-- Required work --
Check every line of the data below for "hits". Copy each one that has it.
========
### boss.jl_amd/csrc/host_acq.inc

```

static int acq_ei_impl(int P, int S, boss_gp_t* const* gps, const boss_cand_t* cand, const double* mean_Xs,
                       const double* fit_coefs, const double* y_max, int has_best, double best,
                       const unsigned char* valid_mask, double* acq_out, long* argmax_out, double* max_out,
                       double* dpair, long idx_off, bool defer) {
    if (P < 1 || S < 1 || !gps || !cand || !fit_coefs) return fail(BOSS_E_INVALID, "bad arguments");
    Ctx* c = cand->ctx;
    HIPCHK(hipSetDevice(c->device));
    for (int i = 0; i < P * S; ++i) {
        if (!gps[i]) return fail(BOSS_E_INVALID, "NULL posterior handle");
        if (gps[i]->ctx != c) return fail(BOSS_E_INVALID, "all handles and candidates must live on one device");
        if (!gps[i]->fitted) return fail(BOSS_E_NOT_FITTED, "handle has no valid factorisation");
    }
    std::lock_guard<std::mutex> lk(c->mtx);
    hipStream_t s = c->stream;
    const int M = cand->M;
    const size_t nd = (size_t)3 * P * M + M + 2 * P;
    {
        int rc = ws_reserve(c->acq, sizeof(double) * nd + M);
        if (rc) return rc;
    }
    double* dev = (double*)c->acq.p;
    double* dmu = dev;
    double* dvar = dmu + (size_t)P * M;
    double* dacq = dvar + (size_t)P * M;
    double* dmean = dacq + M;
    double* dcoef = dmean + (size_t)P * M;
    double* dymax = dcoef + P;
    unsigned char* dmask = (unsigned char*)(dev + nd);
    double* hres = (double*)c->pinned + (defer ? MULTI_RES_OFF : 0);
    EiPar par;
    int rc = ei_params(c, s, P, fit_coefs, y_max, has_best, best, &par, dcoef, dymax);
    if (rc) return rc;
    if (valid_mask) (void)hipMemcpyAsync(dmask, valid_mask, M, hipMemcpyHostToDevice, s);
    if (S > 1) (void)hipMemsetAsync(dacq, 0, sizeof(double) * M, s);
    std::vector<double> hmean;
    static const bool set_off = getenv("BOSS_NO_SET_PREDICT") && atoi(getenv("BOSS_NO_SET_PREDICT"));
    if (S > 1 && par.mode != 0 && !set_off && predict_set_ok(P * S, gps, cand)) {
        const size_t pm = (size_t)P * M;
        rc = ws_reserve(c->setmom, sizeof(double) * pm * S * (mean_Xs ? 3 : 2));
        if (rc) return rc;
        double* mu_all = (double*)c->setmom.p;
        double* var_all = mu_all + pm * S;
        double* mean_all = mean_Xs ? var_all + pm * S : nullptr;
        if (mean_Xs) {
            hmean.resize(pm * S);
            for (int sm = 0; sm < S; ++sm)
                for (int j = 0; j < M; ++j)
                    for (int p = 0; p < P; ++p) hmean[pm * sm + (size_t)p * M + j] = mean_Xs[p + (size_t)P * (j + (size_t)M * sm)];
            (void)hipMemcpyAsync(mean_all, hmean.data(), sizeof(double) * pm * S, hipMemcpyHostToDevice, s);
            (void)hipStreamSynchronize(s);
        }
        rc = predict_set_enqueue(P * S, gps, cand, mean_all, mu_all, var_all, (size_t)M);
        if (rc) {
            (void)hipStreamSynchronize(s);
            return rc;
        }
        hipLaunchKernelGGL(ei_accumulate_set_kernel, dim3((M + 255) / 256), dim3(256), 0, s, (const double*)mu_all, (const double*)var_all, pm, M, M,
                           0, S - 1, par, dcoef, dymax, dacq);
        hipLaunchKernelGGL(acq_epilogue_kernel, dim3(1), dim3(ACQ_EPI_THREADS), 0, s, (const double*)(mu_all + pm * (S - 1)),
                           (const double*)(var_all + pm * (S - 1)), M, M, par, dcoef, dymax, dacq, 1, 1.0 / S, valid_mask ? dmask : nullptr, hres,
                           (acq_out || defer) ? 0ull : ++c->acq_seq, dpair, idx_off);
    } else
    for (int sm = 0; sm < S; ++sm) {
        if (par.mode != 0) {
            if (mean_Xs) {
                hmean.resize((size_t)P * M);
                for (int j = 0; j < M; ++j)
                    for (int p = 0; p < P; ++p) hmean[(size_t)p * M + j] = mean_Xs[p + (size_t)P * (j + (size_t)M * sm)];
                (void)hipMemcpyAsync(dmean, hmean.data(), sizeof(double) * P * M, hipMemcpyHostToDevice, s);
                (void)hipStreamSynchronize(s);
            }
            for (int p = 0; p < P; ++p) {
                rc = predict_enqueue(gps[p + (size_t)P * sm], cand, mean_Xs ? dmean + (size_t)p * M : nullptr,
                                     dmu + (size_t)p * M, dvar + (size_t)p * M);
                if (rc) {
                    (void)hipStreamSynchronize(s);
                    return rc;
                }
            }
        }
        ProfScope ps(c, sm + 1 < S ? "ei" : "argmax");
        if (sm + 1 < S)
            hipLaunchKernelGGL(ei_accumulate_kernel, dim3((M + 255) / 256), dim3(256), 0, s, dmu, dvar, M, M, par, dcoef, dymax,
                               dacq);
        else
            hipLaunchKernelGGL(acq_epilogue_kernel, dim3(1), dim3(ACQ_EPI_THREADS), 0, s, dmu, dvar, M, M, par, dcoef, dymax,
                               dacq, S > 1 ? 1 : 0, 1.0 / S, valid_mask ? dmask : nullptr, hres, (acq_out || defer) ? 0ull : ++c->acq_seq,
                               dpair, idx_off);
    }
    if (acq_out) (void)hipMemcpyAsync(acq_out, dacq, sizeof(double) * M, hipMemcpyDeviceToHost, s);
    if (defer) {
        hipError_t e0 = hipGetLastError();
        return e0 == hipSuccess ? BOSS_OK : fail(BOSS_E_NO_DEVICE, hipGetErrorString(e0));
    }
    bool got = false;
    if (!acq_out) {
        volatile unsigned long long* seq = reinterpret_cast<volatile unsigned long long*>(hres) + 2;
        for (unsigned long i = 1;; ++i) {
            if (*seq == c->acq_seq) {
                got = true;
                break;
            }
            if ((i & 0x3fff) == 0 && hipStreamQuery(s) != hipErrorNotReady) break;
        }
        std::atomic_thread_fence(std::memory_order_acquire);
    }
    hipError_t e = got ? hipSuccess : hipStreamSynchronize(s);
    hipError_t e2 = hipGetLastError();
    if (e != hipSuccess) return fail(BOSS_E_NO_DEVICE, hipGetErrorString(e));
    if (e2 != hipSuccess) return fail(BOSS_E_NO_DEVICE, hipGetErrorString(e2));
    if (argmax_out) std::memcpy(argmax_out, &hres[1], sizeof(long));
    if (max_out) *max_out = hres[0];
    return BOSS_OK;
}

extern "C" int boss_acq_ei(int P, int S, boss_gp_t* const* gps, const boss_cand_t* cand, const double* mean_Xs,
                           const double* fit_coefs, const double* y_max, int has_best, double best,
                           const unsigned char* valid_mask, double* acq_out, long* argmax_out, double* max_out) {
    return acq_ei_impl(P, S, gps, cand, mean_Xs, fit_coefs, y_max, has_best, best, valid_mask, acq_out, argmax_out, max_out, nullptr, 0, false);
}

// ... 214 lines not shown
```

### boss.jl_amd/csrc/host_append.inc

```

static int gp_own(boss_gp* g) {
    if (!g->set) return BOSS_OK;
    Ctx* c = g->ctx;
    hipStream_t s = c->stream;
    const size_t Np = g->Np, d = g->d;
    double* nw[10] = {nullptr, nullptr, nullptr, nullptr, nullptr, nullptr, nullptr, nullptr, nullptr, nullptr};
    double* src[10] = {g->Xraw, g->Xsc, g->y, g->mean, g->A, g->inv16, g->Dinv, g->Dinv2, g->invlam, g->scal};
    const size_t bytes[10] = {sizeof(double) * d * Np, sizeof(double) * d * Np, sizeof(double) * Np, sizeof(double) * Np,
                              sizeof(double) * (size_t)g->ld * Np, sizeof(double) * g->nblk * 8 * 256, sizeof(double) * g->nblk * BLK * BLK,
                              sizeof(double) * Np * PRED_RB, sizeof(double) * (d + 4), sizeof(double) * 4};
    double *hres = nullptr, *hpar = nullptr, *hres_dev = nullptr;
    bool ok = true;
    for (int i = 0; i < 10 && ok; ++i) ok = dev_malloc((void**)&nw[i], bytes[i]) == hipSuccess;
    ok = ok && hipHostMalloc((void**)&hres, 512, hipHostMallocDefault) == hipSuccess &&
         hipHostMalloc((void**)&hpar, sizeof(double) * (d + 4), hipHostMallocDefault) == hipSuccess &&
         hipHostGetDevicePointer((void**)&hres_dev, hres, 0) == hipSuccess;
    dinv_join(g);
    hipError_t e = hipSuccess;
    for (int i = 0; i < 10 && ok && e == hipSuccess; ++i) e = hipMemcpyAsync(nw[i], src[i], bytes[i], hipMemcpyDeviceToDevice, s);
    if (ok && e == hipSuccess) e = hipStreamSynchronize(s);
    if (!ok || e != hipSuccess) {
        (void)hipStreamSynchronize(s);
        (void)hipGetLastError();
        for (double* p : nw)
// ... 160 lines not shown
    if (rc) return rc;
    g->fitted = false;
    g->have_lt = false;
    ++g->factor_gen;
    if (!fast) {
        g->have_dinv = false;
        g->have_winv = false;
        g->few_calls = 0;
    }
    static const bool args_off = getenv("BOSS_NO_FEW_ARGS") && atoi(getenv("BOSS_NO_FEW_ARGS"));
    const bool by_args = fast && n == 1 && d <= FEW_ARGS_MAX_D && !args_off;
    if (!by_args) {
        std::vector<double> xb;
        pack_points(xb, X_new, d, n, n, g->discrete.empty() ? nullptr : g->discrete.data());
        HIPCHK(hipMemcpy2DAsync(g->Xraw + N0, sizeof(double) * g->Np, xb.data(), sizeof(double) * n, sizeof(double) * n, d,
                                hipMemcpyHostToDevice, s));
        HIPCHK(hipMemcpyAsync(g->y + N0, y_new, sizeof(double) * n, hipMemcpyHostToDevice, s));
        if (mean_new) {
            HIPCHK(hipMemcpyAsync(g->mean + N0, mean_new, sizeof(double) * n, hipMemcpyHostToDevice, s));
            g->has_mean = true;
        }
        HIPCHK(hipStreamSynchronize(s));
    }
    g->N = N1;
    if (fast) {
        const int Np = g->Np, ld = g->ld, nwg = Np / WINV_ROWS;
        dinv_join(g);
        if (!g->have_dinv) {
            dinv_launch(g, s);
            g->have_dinv = true;
        }
        rc = ws_reserve(c->few, sizeof(double) * ((size_t)Np * 32 + (size_t)nwg * 8 + 2 * (size_t)Np + 8));
        if (rc) return rc;
        rc = ws_reserve(c->csc, sizeof(double) * (size_t)d * 64);
        if (rc) return rc;
        double* R = (double*)c->few.p;
        double* part = R + (size_t)Np * 32;
        double* lvec = part + (size_t)nwg * 8;
        double* wvec = lvec + Np;
        double* dz = wvec + Np;
        double* Csc = (double*)c->csc.p;
        bool fused_done = false;
        if (by_args) {
            AppendPoint ap;
            FewCand fc;
            ap.d = d;
            ap.N0 = N0;
            ap.Np = Np;
            ap.y = y_new[0];
            ap.mean = mean_new ? mean_new[0] : 0.0;
            fc.ncols = 1;
            for (int j = 0; j < WINV_MAX_M; ++j) {
                fc.mean[j] = 0.0;
                for (int k = 0; k < FEW_ARGS_MAX_D; ++k) fc.x[j][k] = 0.0;
            }
            for (int k = 0; k < FEW_ARGS_MAX_D; ++k) {
                double v = k < d ? X_new[k] : 0.0;
                if (k < d && !g->discrete.empty() && g->discrete[k]) v = std::nearbyint(v);
                ap.raw[k] = v;
                ap.sc[k] = k < d ? v * g->host_par[k] : 0.0;
                fc.x[0][k] = ap.sc[k];
            }
            if (mean_new) g->has_mean = true;
            const bool fused = few_fused() && few_done_ensure(c, s) && sizeof(double) * (size_t)Np <= 144 * 1024;
            if (fused) {
                hipLaunchKernelGGL(kstar_args_kernel, dim3(Np / 256), dim3(256), 0, s, fc, (const double*)g->Xsc, Np, N0, d, g->kernel, g->amp2, R, 1);
// ... 144 lines not shown
```

### boss.jl_amd/csrc/host_predict.inc

```

extern "C" int boss_cand_create(int device, int d, int M, const double* Xs, boss_cand_t** out) {
    if (!out) return fail(BOSS_E_INVALID, "out is NULL");
    *out = nullptr;
    if (d < 1 || M < 1 || !Xs) return fail(BOSS_E_INVALID, "need d >= 1, M >= 1 and non-NULL Xs");
    Ctx* c;
    int rc = get_ctx(device, &c);
    if (rc) return rc;
    boss_cand* cd = new boss_cand();
    cd->ctx = c;
    cd->d = d;
    cd->M = M;
    cd->Mp = round_up(M, 64);
    if (dev_malloc((void**)&cd->Craw, sizeof(double) * d * cd->Mp) != hipSuccess) {
        delete cd;
        return fail(BOSS_E_ALLOC, "device allocation failed");
    }
    std::vector<double> buf;
    pack_points(buf, Xs, d, M, cd->Mp, nullptr);
    HIPCHK(hipMemcpy(cd->Craw, buf.data(), sizeof(double) * d * cd->Mp, hipMemcpyHostToDevice));
    *out = cd;
    return BOSS_OK;
}

static int drain(Ctx* c, int rc) {
    (void)hipStreamSynchronize(c->stream);
    return rc;
}

static int neg_var_error(long* bad_index, unsigned long long bad, double v) {
    if (bad_index) *bad_index = (long)bad;
    char msg[160];
    std::snprintf(msg, sizeof msg, "The posterior GP predicted variance %g but only values above -1e-08 are tolerated. (DomainError)", v);
    return fail(BOSS_E_NEG_VAR, msg);
}

struct DownCopy {
    void* host;
    const void* dev;
    size_t bytes;
};
static int finish(Ctx* c, std::initializer_list<DownCopy> outs) {
    hipStream_t s = c->stream;
    const char* next = (const char*)outs.begin()->dev;
    size_t total = 0;
    bool together = true;
// ... 81 lines not shown
    const int Np = g->Np, ld = g->ld;
    hipLaunchKernelGGL(linv_seed_kernel, dim3(PRED_RB, Np / PRED_RB, B.nb), dim3(PRED_RB), 0, s, (const double*)g->Dinv2, Lw, ld, U, ld,
                       B.sDinv2, B.sW);
    for (int sz = PRED_RB; sz < Np; sz *= 2) {
        const int pairs = (Np + 2 * sz - 1) / (2 * sz), tiles = (sz / BLK) * (sz / BLK);
        hipLaunchKernelGGL((linv_level_kernel<SyrkG, 1>), dim3(tiles, pairs, B.nb), dim3(256), 0, s, (const double*)g->A, ld, Lw, ld, U, ld,
                           Np, sz, B.sA, B.sW);
        hipLaunchKernelGGL((linv_level_kernel<SyrkG, 2>), dim3(tiles, pairs, B.nb), dim3(256), 0, s, (const double*)g->A, ld, Lw, ld, U, ld,
                           Np, sz, B.sA, B.sW);
    }
}
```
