int vpt_lab_set(vpt_ctx* c, uint32_t key, uint32_t value) {
    if (!c || (value > 3u && key != VPT_LAB_WHOLE_FRAMES && key != VPT_LAB_WHOLE_SCHED && key != VPT_LAB_WHOLE_PARTS)) return VPT_ERR_INVALID_ARGUMENT;
    { int rd = quiesce(c); if (rd) return rd; }
    if (key == VPT_LAB_LANES && value >= 1u) c->lab_lanes = value;
    else if (key == VPT_LAB_LANE_GRID && value >= 1u) c->lab_lane_grid = value;
    else if (key == VPT_LAB_TAIL_GRID && value >= 1u) c->lab_tail_grid = value;
    else if (key == VPT_LAB_WHOLE_SCHED && (value & 15u) >= 1u && (value >> 4) <= 3u) c->lab_whole_sched = value;
    else if (key == VPT_LAB_WHOLE_FRAMES) c->lab_whole_frames = value == 0xffffu ? 0xffffffffu : value;
    else if (key == VPT_LAB_WHOLE_PARTS && value <= plan::kMaxParts) c->lab_whole_parts = value;
    else if (key == VPT_LAB_WHOLE_CULL && value <= 1u) c->lab_whole_cull = value != 0u;
    else return VPT_ERR_INVALID_ARGUMENT;
    c->state_gen++;
    return VPT_OK;
}
int vpt_lab_whole_culled(const vpt_ctx* c, uint64_t* out) {
    if (!c || !out) return VPT_ERR_INVALID_ARGUMENT;
    *out = c->main.h_ctr ? c->main.h_ctr->ctr.whole_culled : 0u;
    return VPT_OK;
}
static constexpr uint32_t kLabGuard = 1024u;
static constexpr uint32_t kLabHole = 0xffffffffu, kLabRayHole = 0xfffffffeu;
static int guard_untouched(vpt_ctx* c, const void* dev, size_t bytes) {
    std::vector<unsigned char> g(bytes);
    HIPCHK(c, hipMemcpy(g.data(), dev, bytes, hipMemcpyDeviceToHost));
    for (unsigned char b : g) if (b != 0xAA) return fail(c, VPT_ERR_DEVICE, "the launch wrote results beyond the last ray of the set");
    return VPT_OK;
}
int vpt_lab_set_rays(vpt_ctx* c, const vpt_ray* rays, uint32_t n) {
    if (!c || !rays || n == 0 || n > 0xffffffffu - kLabGuard) return VPT_ERR_INVALID_ARGUMENT;
    HIPCHK(c, hipSetDevice(c->cfg.device));
    free_lab(c);
    const size_t m = (size_t)n + kLabGuard;
    std::vector<float4> ro(m, make_float4(0.0f, 0.0f, 0.0f, 0.0f)), rd(m, make_float4(0.0f, 0.0f, 0.0f, 0.0f));
    for (uint32_t i = 0; i < n; i++) {
        ro[i] = make_float4(rays[i].origin[0], rays[i].origin[1], rays[i].origin[2], 0.0f);
        rd[i] = make_float4(rays[i].direction[0], rays[i].direction[1], rays[i].direction[2], 0.0f);
    }
    HIPCHK(c, hipMalloc((void**)&c->lab_ro, m * 16)); HIPCHK(c, hipMalloc((void**)&c->lab_rd, m * 16));
    HIPCHK(c, hipMalloc((void**)&c->lab_hit, m * 16)); HIPCHK(c, hipMalloc((void**)&c->lab_hinst, m * 4));
    HIPCHK(c, hipMalloc((void**)&c->lab_order, m * 8));
    c->lab_holes.clear();
    HIPCHK(c, hipMemcpy(c->lab_ro, ro.data(), m * 16, hipMemcpyHostToDevice));
    HIPCHK(c, hipMemcpy(c->lab_rd, rd.data(), m * 16, hipMemcpyHostToDevice));
    c->lab_n = n; c->lab_tmin = rays[0].tmin; c->lab_tmax = rays[0].tmax;
    return VPT_OK;
}
int vpt_lab_set_holes(vpt_ctx* c, const unsigned char* hole) {
    if (!c) return VPT_ERR_INVALID_ARGUMENT;
    if (c->lab_n == 0) return fail(c, VPT_ERR_INVALID_ARGUMENT, "vpt_lab_set_holes before vpt_lab_set_rays");
    { int rd = quiesce(c); if (rd) return rd; }
    HIPCHK(c, hipSetDevice(c->cfg.device));
    c->lab_holes.clear();
    if (!hole) return VPT_OK;
    const uint32_t n = c->lab_n;
    const size_t m = (size_t)n + kLabGuard;
    std::vector<uint32_t> valid(m);
    for (size_t i = 0; i < m; i++) valid[i] = (i < n && hole[i]) ? kLabHole : (uint32_t)i;
    HIPCHK(c, hipMemcpy(c->lab_order + m, valid.data(), m * 4, hipMemcpyHostToDevice));
    c->lab_holes.assign(hole, hole + n);
    return VPT_OK;
}
int vpt_lab_trace(vpt_ctx* c, uint32_t variant, uint32_t any_hit, const uint32_t* order, uint32_t param, uint32_t reps, vpt_hit* hits, float* best_ms,
                  uint64_t* visits) {
    if (!c || variant > VPT_TRACE_VOTE4S || reps == 0) return VPT_ERR_INVALID_ARGUMENT;
    if ((variant == VPT_TRACE_POOL || variant == VPT_TRACE_PAIR) && any_hit) return fail(c, VPT_ERR_UNSUPPORTED, "VPT_TRACE_POOL / _PAIR are closest-hit variants");
    if (!c->has_scene) return fail(c, VPT_ERR_NO_SCENE, "no scene");
    if (c->lds_scene) return fail(c, VPT_ERR_UNSUPPORTED, "the trace lab runs on scenes whose BVH lives in memory");
    if (c->lab_n == 0) return fail(c, VPT_ERR_INVALID_ARGUMENT, "vpt_lab_trace before vpt_lab_set_rays");
    { int rd = quiesce(c); if (rd) return rd; }
    if ((variant == VPT_TRACE_VOTE4S || variant == VPT_TRACE_VOTE8) && c->lab_trees_stale) return fail(c, VPT_ERR_UNSUPPORTED, "instances have moved since vpt_set_scene: this variant's tree is gone until the next one");
    if (variant == VPT_TRACE_VOTE4S && !c->dsc.nodes4s) {
        std::vector<BvhNode> n4, n4s; std::vector<BvhNodeWide> w4; std::vector<BvhTri> lt; int d = 0;
        BvhBuildOptions opt; opt.spatial_splits = c->sbvh; opt.nodes4s = &n4s;
        build_bvh_ex(c->bvh_input, n4, w4, lt, &d, opt);
        int rc4 = upload(c, n4s, &c->dsc.nodes4s);
        if (rc4) return rc4;
    }
    if (variant == VPT_TRACE_VOTE8 && !c->dsc.nodes8) {
        std::vector<BvhNode> n4; std::vector<BvhNodeWide> w4; std::vector<BvhTri> lt; std::vector<BvhNode8> n8; int d = 0;
        build_bvh(c->bvh_input, n4, w4, lt, &d, &n8, c->sbvh);
        if (n8.empty()) return fail(c, VPT_ERR_UNSUPPORTED, "no eight-wide tree for an empty scene");
        int rc8 = upload(c, n8, &c->dsc.nodes8);
        if (rc8) return rc8;
        c->stats.bvh8_nodes = (uint32_t)n8.size();
    }
    const uint32_t n = c->lab_n;
    const bool holes = !c->lab_holes.empty();
    if (holes && variant != VPT_TRACE_VOTE) return fail(c, VPT_ERR_UNSUPPORTED, "only VPT_TRACE_VOTE knows holes: vpt_lab_set_holes(ctx, NULL) first");
    c->spill_dirty = true;
    const size_t m = (size_t)n + kLabGuard;
    if (order) {
        std::vector<uint32_t> o(m);
        for (size_t i = 0; i < m; i++) o[i] = i < n ? order[i] : (uint32_t)i;
        if (holes) for (uint32_t i = 0; i < n; i++) {
            if (o[i] >= n) return fail(c, VPT_ERR_INVALID_ARGUMENT, "order_host is no permutation of the resident rays");
            if (c->lab_holes[o[i]]) o[i] = kLabHole;
        }
        HIPCHK(c, hipMemcpy(c->lab_order, o.data(), m * 4, hipMemcpyHostToDevice));
    }
    TraceArgs a{};
    a.ro = c->lab_ro; a.rd = c->lab_rd; a.order = order ? c->lab_order : nullptr; a.hit = c->lab_hit; a.hinst = c->lab_hinst;
    a.valid = holes && !order ? c->lab_order + m : nullptr;
    a.n = n; a.head = &c->main.ctr->extend_head; a.tmin = c->lab_tmin; a.tmax = c->lab_tmax; a.normalize_dir = 0u; a.param = (variant == VPT_TRACE_POOL || variant == VPT_TRACE_PAIR) ? param : param & 0xfff1ffffu;
    a.cull = variant == VPT_TRACE_VOTE ? (param >> 17) & 1u : 0u;
    a.one_tri = variant == VPT_TRACE_VOTE ? (param >> 19) & 1u : 0u;
    a.packed = variant == VPT_TRACE_VOTE ? (param >> 18) & 1u : 0u;
    const uint32_t blocks = (uint32_t)std::min(trace_blocks_per_cu(variant, any_hit != 0) * c->cu_count, (variant == VPT_TRACE_POOL || variant == VPT_TRACE_PAIR) ? c->max_blocks / 2 : c->max_blocks);
    hipEvent_t e0, e1;
    HIPCHK(c, hipEventCreate(&e0)); HIPCHK(c, hipEventCreate(&e1));
    float best = 1e30f;
    for (uint32_t r = 0; r < reps + (visits ? 1u : 0u); r++) {
        const bool count = visits && r == reps;
        HIPCHK(c, hipMemsetAsync(c->main.ctr, 0, sizeof(Counters), c->main.stream));
        HIPCHK(c, hipMemsetAsync(c->lab_hit + (holes ? 0u : n), 0xAA, (holes ? m : kLabGuard) * 16, c->main.stream));
        HIPCHK(c, hipMemsetAsync(c->lab_hinst + (holes ? 0u : n), 0xAA, (holes ? m : kLabGuard) * 4, c->main.stream));
        HIPCHK(c, hipEventRecord(e0, c->main.stream));
        launch_trace(c->main.stream, blocks, variant, any_hit != 0, count, lane_scene(c, c->main), a, c->main.ctr);
        HIPCHK(c, hipEventRecord(e1, c->main.stream));
        HIPCHK(c, hipStreamSynchronize(c->main.stream));
        HIPCHK(c, hipGetLastError());
        int rg = guard_untouched(c, c->lab_hit + n, kLabGuard * 16);
        if (!rg) rg = guard_untouched(c, c->lab_hinst + n, kLabGuard * 4);
        if (rg) { (void)hipEventDestroy(e0); (void)hipEventDestroy(e1); return rg; }
        float ms = 0.0f;
        HIPCHK(c, hipEventElapsedTime(&ms, e0, e1));
        if (!count) best = std::min(best, ms);
        else {
            Counters h{};
            HIPCHK(c, hipMemcpy(&h, c->main.ctr, sizeof(Counters), hipMemcpyDeviceToHost));
            visits[0] = h.stat_nodes; visits[1] = h.stat_tris;
        }
    }
    (void)hipEventDestroy(e0); (void)hipEventDestroy(e1);
    HIPCHK(c, memset_now(c->main.stream, c->main.ctr, 0, sizeof(Counters)));
    if (best_ms) *best_ms = best;
    if (hits) {
        std::vector<float4> h4(n); std::vector<uint32_t> hi(n, 0xffffffffu);
        HIPCHK(c, hipMemcpy(h4.data(), c->lab_hit, (size_t)n * 16, hipMemcpyDeviceToHost));
        if (!any_hit) HIPCHK(c, hipMemcpy(hi.data(), c->lab_hinst, (size_t)n * 4, hipMemcpyDeviceToHost));
        for (uint32_t i = 0; i < n; i++) {
            hits[i].t = h4[i].x; hits[i].u = h4[i].y; hits[i].v = h4[i].z;
            uint32_t prim; memcpy(&prim, &h4[i].w, 4);
            hits[i].primitive = any_hit ? 0xffffffffu : prim; hits[i].instance = hi[i];
        }
    }
    return VPT_OK;
}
========
-- Reply to the exercise --
int vpt_lab_trace(vpt_ctx* c, uint32_t variant, uint32_t any_hit, const uint32_t* order, uint32_t param, uint32_t reps, vpt_hit* hits, float* best_ms,
    if (hits) {
            hits[i].t = h4[i].x; hits[i].u = h4[i].y; hits[i].v = h4[i].z;
            hits[i].primitive = any_hit ? 0xffffffffu : prim; hits[i].instance = hi[i];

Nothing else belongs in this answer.